It is endlessly surprising—though it really should not be—how absurdly fragile this stretch of the old Cleveland Railway remains, teetering along the edge of Hunt Cliff as though daring gravity to intervene.
Originally built between 1865 and 1867, its grand purpose was to move ironstone from Loftus to the blast furnaces east of Middlesbrough. Rather than tackle the engineering challenge of going under Warsett Hill, the line performs an extravagant loop around the cliff, conveniently avoiding the miners digging holes in the top. Nowadays it hauls potash, polyhalite, and rock salt—thrilling stuff. With the government now puppeteering the formerly Chinese-owned British Steel, one can only hope that steel from Skinningrove will also continue to be carried.
Squeezed to the seaward side of the railway is the Cleveland Way, a scenic footpath bravely fenced off from the drop by what appears to be leftover kindling.
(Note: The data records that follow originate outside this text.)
def stem_conv_forward(x, weight):
    if K.stem_direct_enabled():
        x4 = K.stem_pack_image(x)
        return K.stem_conv_direct(x4, weight), (x4,)
    y, col = K.stem_conv_fwd(x.to(dtype=torch.bfloat16).contiguous(memory_format=torch.channels_last), weight)
    return y, (col,)


def stem_conv_wgrad(dy_nhwc, saved):
    if K.stem_direct_enabled():
        return K.stem_wgrad_direct(dy_nhwc, saved[0])
    return K.stem_wgrad(dy_nhwc, col=saved[0])


class StemConvFn(torch.autograd.Function):

    @staticmethod
    def forward(ctx, x, weight):
        y, saved = stem_conv_forward(x, weight)
        ctx.save_for_backward(*saved)
        return y

    @staticmethod
    def backward(ctx, dy):
        return None, stem_conv_wgrad(dy.contiguous(), ctx.saved_tensors)


class StemFn(torch.autograd.Function):

    @staticmethod
    def forward(ctx, x, weight, scale, shift):
        y, saved = stem_conv_forward(x, weight)
        pool, idx = K.stem_pool_fwd(y, scale, shift)
        ctx.save_for_backward(idx, scale, *saved)
        ctx.conv_hw = (y.shape[1], y.shape[2])
        return pool

    @staticmethod
    def backward(ctx, dpool):
        idx, scale = ctx.saved_tensors[:2]
        dy = K.stem_pool_bwd(dpool.contiguous(), idx, scale, ctx.conv_hw)
        return None, stem_conv_wgrad(dy, ctx.saved_tensors[2:]), None, None


class StagesFn(torch.autograd.Function):

    @staticmethod
    def forward(ctx, x, eng, *weights):
        train = any(ctx.needs_input_grad)
        eng.prepare(train)
        feat, saved, fbits = eng.forward(x, save=train)
        ctx.eng, ctx.saved, ctx.fbits = eng, saved, fbits
        return feat

    @staticmethod
    def backward(ctx, dfeat):
        dfeat = dfeat.contiguous()
        dx = ctx.eng.backward(ctx.saved, ctx.fbits, dfeat, ctx.needs_input_grad[0])
        ctx.saved = ctx.fbits = None
        return (dx, None) + (None,) * (len(ctx.needs_input_grad) - 2)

From the low tide line to the top of Warsett Hill lie 170 metres of sedimentary melodrama, recording nearly 16 million years of pre-human existance. Back then, Yorkshire fancied itself a tropical paradise beneath the Jurassic Sea. The sand, silt, and clay dumped here were not unlike what still seeps from the Tees—just considerably more significant.
At around 100 metres above sea level, the footpath looks down on a coast that continues to disintegrate beneath it. The North Sea, patient and merciless, gnaws at the base. Water sneaks in from above, lubricating the clay which obligingly slips over the sandstone beneath. This geological sabotage is particularly evident closer to Saltburn and Skinningrove.
Hunt Cliff once hosted a Roman signal station, whose grand mission was to keep an eye out for pirates and assorted barbarians. The station, with predictable loyalty to its cliff-top post, has now mostly hurled itself into the sea.
Further along, the Huntcliff Ironstone Mine operated on the seaward side with a drift under the railway. It too has mostly vanished, leaving behind a loading ramp and the Guibal fanhouse—testaments to mankind’s brief and futile resistance to erosion.
These cliffs, among the tallest in England, also enjoy the honour of being ecologically precious. Kittiwakes, clearly not ones for low-rise nesting, breed here in numbers some consider significant.
Altogether, Hunt Cliff sits within a “Heritage Coast” of “national importance,” which is a polite way of saying it has not yet collapsed entirely and is full of things one ought to appreciate.